## PROBLEM TO WORK ON:
Which lines of the records below contain the word "kShards"? Copy each of them out.

## STORED DATA:
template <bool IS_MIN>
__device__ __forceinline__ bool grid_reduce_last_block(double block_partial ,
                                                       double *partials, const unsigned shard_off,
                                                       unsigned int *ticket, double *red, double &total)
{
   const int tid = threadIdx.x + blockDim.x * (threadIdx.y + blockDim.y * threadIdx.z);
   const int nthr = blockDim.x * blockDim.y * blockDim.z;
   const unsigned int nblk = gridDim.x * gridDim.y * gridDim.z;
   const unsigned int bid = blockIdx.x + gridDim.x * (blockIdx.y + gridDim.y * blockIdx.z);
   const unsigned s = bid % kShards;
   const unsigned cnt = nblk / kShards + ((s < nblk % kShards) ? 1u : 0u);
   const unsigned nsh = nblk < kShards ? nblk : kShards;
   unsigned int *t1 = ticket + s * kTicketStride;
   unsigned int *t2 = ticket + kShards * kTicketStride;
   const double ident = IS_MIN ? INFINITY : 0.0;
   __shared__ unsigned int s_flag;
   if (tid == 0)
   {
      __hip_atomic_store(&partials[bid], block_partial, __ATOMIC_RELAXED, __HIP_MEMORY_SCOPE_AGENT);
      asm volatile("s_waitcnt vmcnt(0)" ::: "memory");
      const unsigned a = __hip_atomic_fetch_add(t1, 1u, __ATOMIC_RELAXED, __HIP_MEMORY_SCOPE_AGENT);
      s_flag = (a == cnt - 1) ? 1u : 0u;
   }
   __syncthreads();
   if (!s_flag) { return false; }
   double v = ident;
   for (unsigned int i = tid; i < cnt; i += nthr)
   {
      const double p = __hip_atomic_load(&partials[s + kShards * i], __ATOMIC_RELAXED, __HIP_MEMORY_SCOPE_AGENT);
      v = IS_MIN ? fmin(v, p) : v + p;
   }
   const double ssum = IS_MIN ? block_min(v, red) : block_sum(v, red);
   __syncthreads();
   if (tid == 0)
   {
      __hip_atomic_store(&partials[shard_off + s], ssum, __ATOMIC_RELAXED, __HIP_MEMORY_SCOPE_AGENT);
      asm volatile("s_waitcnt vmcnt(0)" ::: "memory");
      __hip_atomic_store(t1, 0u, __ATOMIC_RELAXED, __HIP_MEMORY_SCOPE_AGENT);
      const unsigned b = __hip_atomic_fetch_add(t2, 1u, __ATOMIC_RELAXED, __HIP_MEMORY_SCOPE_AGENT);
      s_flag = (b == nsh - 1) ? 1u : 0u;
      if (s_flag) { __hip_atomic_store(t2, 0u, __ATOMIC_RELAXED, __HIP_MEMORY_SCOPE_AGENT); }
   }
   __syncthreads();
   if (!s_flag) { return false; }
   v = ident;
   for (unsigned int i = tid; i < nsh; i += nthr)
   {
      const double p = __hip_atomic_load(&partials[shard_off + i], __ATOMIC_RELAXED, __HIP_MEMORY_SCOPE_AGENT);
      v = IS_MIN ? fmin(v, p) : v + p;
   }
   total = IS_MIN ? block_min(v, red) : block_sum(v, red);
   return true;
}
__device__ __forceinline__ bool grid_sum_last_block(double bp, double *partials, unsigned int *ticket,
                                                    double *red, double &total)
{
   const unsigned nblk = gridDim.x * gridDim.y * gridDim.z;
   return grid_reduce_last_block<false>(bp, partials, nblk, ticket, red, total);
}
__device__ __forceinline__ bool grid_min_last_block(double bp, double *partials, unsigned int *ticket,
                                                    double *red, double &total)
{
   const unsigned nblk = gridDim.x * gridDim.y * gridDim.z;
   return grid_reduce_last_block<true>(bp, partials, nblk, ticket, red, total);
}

## SOLUTION BELOW:
   const unsigned s = bid % kShards;
   const unsigned cnt = nblk / kShards + ((s < nblk % kShards) ? 1u : 0u);
   const unsigned nsh = nblk < kShards ? nblk : kShards;
   unsigned int *t2 = ticket + kShards * kTicketStride;
      const double p = __hip_atomic_load(&partials[s + kShards * i], __ATOMIC_RELAXED, __HIP_MEMORY_SCOPE_AGENT);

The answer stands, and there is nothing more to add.